__Recorded data__
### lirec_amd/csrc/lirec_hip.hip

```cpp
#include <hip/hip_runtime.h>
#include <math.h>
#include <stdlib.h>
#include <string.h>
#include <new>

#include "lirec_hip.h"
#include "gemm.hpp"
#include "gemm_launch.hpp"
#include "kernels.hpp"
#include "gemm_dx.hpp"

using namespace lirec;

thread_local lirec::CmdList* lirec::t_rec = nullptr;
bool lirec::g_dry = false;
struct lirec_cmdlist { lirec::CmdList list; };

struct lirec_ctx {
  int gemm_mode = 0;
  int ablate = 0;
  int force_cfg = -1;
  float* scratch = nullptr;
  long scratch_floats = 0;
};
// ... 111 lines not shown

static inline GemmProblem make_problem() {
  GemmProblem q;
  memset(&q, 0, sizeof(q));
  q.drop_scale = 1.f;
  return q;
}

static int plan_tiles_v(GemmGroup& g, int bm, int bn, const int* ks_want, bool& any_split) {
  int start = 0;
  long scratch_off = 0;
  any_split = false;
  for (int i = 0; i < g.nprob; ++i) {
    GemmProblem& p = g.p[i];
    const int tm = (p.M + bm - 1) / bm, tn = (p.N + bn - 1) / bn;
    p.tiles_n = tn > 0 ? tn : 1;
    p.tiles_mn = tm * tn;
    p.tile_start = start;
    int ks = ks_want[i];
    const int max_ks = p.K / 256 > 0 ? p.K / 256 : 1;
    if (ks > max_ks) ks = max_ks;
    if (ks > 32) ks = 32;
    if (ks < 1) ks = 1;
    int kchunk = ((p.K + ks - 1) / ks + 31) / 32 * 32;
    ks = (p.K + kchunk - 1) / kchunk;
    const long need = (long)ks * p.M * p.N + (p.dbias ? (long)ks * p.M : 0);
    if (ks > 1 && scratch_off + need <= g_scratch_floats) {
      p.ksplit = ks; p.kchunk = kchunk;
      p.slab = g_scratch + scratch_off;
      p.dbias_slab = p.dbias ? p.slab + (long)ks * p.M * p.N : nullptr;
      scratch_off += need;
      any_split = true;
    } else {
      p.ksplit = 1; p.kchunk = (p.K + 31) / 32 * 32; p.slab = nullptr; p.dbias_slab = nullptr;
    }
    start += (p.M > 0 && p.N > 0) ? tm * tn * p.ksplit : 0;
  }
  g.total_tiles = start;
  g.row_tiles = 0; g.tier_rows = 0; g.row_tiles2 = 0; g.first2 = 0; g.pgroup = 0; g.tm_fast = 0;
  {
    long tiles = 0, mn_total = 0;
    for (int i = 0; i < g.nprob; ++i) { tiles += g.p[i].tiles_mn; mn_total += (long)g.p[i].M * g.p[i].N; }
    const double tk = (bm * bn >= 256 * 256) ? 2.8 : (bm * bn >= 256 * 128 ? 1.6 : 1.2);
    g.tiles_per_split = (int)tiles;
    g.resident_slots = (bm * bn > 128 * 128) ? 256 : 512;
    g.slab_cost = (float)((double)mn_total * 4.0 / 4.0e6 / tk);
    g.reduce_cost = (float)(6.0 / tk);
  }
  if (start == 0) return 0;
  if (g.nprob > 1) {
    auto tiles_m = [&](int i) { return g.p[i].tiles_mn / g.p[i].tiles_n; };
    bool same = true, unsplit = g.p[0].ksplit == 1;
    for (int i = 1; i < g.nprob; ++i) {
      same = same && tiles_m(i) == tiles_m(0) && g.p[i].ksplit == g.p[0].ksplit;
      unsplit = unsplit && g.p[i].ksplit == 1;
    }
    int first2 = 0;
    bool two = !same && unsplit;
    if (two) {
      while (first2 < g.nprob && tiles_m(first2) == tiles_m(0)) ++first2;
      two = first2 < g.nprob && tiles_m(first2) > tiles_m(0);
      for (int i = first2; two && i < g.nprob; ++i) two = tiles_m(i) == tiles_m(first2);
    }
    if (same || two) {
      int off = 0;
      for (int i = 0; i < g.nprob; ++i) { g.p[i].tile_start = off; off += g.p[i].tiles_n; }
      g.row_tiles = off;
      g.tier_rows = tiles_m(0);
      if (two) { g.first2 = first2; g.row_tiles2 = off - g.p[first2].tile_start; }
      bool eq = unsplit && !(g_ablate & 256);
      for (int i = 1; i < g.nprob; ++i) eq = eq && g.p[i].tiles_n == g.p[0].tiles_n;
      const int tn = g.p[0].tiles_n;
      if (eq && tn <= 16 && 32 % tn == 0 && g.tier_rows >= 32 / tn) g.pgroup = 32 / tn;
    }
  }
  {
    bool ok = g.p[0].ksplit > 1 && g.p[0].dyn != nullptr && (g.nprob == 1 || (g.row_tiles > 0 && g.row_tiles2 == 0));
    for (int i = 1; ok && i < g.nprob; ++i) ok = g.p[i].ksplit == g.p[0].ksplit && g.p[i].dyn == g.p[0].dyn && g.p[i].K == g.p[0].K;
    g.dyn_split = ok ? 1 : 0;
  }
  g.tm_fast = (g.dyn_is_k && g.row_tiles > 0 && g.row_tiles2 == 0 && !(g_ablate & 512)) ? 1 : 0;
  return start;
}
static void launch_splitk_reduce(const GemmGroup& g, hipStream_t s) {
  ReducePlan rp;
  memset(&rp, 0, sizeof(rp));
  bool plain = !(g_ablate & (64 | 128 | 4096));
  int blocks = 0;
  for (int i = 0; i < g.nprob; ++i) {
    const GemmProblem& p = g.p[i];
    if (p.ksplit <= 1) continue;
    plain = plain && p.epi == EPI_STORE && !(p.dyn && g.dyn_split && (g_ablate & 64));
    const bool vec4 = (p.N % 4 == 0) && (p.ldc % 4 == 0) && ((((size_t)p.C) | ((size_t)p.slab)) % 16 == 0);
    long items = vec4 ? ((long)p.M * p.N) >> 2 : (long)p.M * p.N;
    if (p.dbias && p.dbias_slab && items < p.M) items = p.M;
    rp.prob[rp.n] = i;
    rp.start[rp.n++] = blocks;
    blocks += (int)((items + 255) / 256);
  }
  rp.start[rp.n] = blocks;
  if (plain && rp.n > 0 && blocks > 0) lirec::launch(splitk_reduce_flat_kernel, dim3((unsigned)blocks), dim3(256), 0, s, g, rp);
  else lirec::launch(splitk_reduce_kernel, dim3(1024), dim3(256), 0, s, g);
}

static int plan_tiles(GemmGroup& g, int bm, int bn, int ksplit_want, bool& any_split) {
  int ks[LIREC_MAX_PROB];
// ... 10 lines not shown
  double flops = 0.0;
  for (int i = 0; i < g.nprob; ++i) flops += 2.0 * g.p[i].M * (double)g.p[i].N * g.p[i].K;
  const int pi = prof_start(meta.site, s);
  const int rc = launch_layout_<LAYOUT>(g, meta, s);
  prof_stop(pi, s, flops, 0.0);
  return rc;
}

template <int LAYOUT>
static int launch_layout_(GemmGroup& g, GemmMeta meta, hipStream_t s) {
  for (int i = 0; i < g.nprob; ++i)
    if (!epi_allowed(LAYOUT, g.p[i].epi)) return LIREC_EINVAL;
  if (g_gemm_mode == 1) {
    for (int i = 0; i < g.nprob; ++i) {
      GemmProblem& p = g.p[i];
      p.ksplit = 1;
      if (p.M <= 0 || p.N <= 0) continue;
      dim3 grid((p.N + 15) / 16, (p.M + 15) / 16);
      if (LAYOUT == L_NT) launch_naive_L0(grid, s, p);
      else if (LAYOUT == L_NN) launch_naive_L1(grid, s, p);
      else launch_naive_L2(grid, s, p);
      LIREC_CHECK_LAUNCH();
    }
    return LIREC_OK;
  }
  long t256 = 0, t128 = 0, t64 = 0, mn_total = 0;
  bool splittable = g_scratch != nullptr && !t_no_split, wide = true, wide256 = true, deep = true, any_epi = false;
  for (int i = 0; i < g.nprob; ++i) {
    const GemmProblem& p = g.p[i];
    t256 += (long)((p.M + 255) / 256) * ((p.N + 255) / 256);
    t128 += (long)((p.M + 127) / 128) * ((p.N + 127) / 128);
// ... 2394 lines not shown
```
==
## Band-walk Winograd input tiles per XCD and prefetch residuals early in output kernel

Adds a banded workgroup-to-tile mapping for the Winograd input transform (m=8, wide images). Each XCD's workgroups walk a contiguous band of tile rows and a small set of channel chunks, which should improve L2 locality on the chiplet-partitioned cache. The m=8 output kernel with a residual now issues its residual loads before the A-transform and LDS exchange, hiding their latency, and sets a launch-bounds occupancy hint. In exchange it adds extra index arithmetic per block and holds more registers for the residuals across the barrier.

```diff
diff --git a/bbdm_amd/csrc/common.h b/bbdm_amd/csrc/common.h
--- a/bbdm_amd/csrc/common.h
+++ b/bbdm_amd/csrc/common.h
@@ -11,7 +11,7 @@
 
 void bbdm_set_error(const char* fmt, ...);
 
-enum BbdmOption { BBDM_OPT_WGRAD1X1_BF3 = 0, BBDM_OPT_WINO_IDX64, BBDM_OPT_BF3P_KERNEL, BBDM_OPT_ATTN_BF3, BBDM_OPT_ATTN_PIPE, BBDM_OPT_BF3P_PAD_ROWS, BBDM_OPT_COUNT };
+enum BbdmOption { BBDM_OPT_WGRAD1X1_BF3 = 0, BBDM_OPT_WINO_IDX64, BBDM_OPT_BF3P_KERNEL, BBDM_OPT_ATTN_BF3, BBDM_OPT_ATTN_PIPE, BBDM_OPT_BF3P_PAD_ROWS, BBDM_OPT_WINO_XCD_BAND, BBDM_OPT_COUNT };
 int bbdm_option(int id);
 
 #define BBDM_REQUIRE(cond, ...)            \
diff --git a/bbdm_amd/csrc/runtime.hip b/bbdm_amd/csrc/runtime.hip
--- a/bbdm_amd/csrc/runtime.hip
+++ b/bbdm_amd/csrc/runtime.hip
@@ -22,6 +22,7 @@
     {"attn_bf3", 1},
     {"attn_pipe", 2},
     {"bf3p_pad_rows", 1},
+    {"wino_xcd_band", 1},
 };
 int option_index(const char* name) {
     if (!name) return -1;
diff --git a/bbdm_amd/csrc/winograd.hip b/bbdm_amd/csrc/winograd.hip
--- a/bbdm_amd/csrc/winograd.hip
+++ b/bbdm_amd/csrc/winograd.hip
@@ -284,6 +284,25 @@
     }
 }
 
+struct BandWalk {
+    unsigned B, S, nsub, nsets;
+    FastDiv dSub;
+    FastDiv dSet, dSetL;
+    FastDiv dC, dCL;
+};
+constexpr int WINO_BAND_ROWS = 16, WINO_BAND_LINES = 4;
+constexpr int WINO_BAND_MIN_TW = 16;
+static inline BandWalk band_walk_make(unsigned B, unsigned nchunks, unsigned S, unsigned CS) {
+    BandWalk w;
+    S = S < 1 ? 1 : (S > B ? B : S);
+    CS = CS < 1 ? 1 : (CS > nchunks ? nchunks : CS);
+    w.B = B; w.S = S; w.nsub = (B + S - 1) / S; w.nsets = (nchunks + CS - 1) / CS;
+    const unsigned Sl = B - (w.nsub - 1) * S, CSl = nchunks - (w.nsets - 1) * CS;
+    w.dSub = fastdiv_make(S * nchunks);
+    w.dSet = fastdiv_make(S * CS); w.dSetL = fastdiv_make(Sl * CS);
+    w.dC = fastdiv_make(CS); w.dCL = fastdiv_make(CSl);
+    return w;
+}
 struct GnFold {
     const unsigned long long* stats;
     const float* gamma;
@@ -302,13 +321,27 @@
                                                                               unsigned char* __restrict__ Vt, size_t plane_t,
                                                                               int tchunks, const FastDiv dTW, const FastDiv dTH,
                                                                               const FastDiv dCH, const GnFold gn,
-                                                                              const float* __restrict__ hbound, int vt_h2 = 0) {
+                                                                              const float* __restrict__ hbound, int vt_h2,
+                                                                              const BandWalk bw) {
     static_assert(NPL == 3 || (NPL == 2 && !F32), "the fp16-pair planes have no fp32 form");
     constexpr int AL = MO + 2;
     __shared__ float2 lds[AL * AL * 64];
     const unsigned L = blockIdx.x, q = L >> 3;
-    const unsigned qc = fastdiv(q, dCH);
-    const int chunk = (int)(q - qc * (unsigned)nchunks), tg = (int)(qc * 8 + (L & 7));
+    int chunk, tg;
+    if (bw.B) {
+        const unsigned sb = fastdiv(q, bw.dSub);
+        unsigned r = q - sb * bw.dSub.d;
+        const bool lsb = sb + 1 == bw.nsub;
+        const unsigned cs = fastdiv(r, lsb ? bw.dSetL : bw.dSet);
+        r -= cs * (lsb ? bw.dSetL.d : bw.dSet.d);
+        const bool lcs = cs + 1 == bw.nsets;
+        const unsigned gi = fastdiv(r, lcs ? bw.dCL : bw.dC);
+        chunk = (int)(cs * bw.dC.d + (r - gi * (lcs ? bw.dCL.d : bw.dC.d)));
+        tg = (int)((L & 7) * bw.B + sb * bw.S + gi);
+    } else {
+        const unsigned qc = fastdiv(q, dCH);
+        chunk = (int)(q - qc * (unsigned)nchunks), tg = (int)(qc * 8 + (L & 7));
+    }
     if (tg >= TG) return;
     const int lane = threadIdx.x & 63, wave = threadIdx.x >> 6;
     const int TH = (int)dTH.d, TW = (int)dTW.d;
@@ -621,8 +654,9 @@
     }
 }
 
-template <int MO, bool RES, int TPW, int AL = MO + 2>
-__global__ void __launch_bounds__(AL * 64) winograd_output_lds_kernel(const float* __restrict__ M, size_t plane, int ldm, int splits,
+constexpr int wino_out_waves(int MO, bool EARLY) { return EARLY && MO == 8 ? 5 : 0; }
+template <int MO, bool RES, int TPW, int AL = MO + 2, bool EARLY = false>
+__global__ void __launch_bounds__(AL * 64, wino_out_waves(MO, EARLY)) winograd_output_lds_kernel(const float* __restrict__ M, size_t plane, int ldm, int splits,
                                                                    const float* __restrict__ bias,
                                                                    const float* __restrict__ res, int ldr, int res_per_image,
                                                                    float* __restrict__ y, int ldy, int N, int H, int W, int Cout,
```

__What to do__
Your reply should consist of a single number, the count of lines in the records above that contain the string "include".

__Reply to the task__
10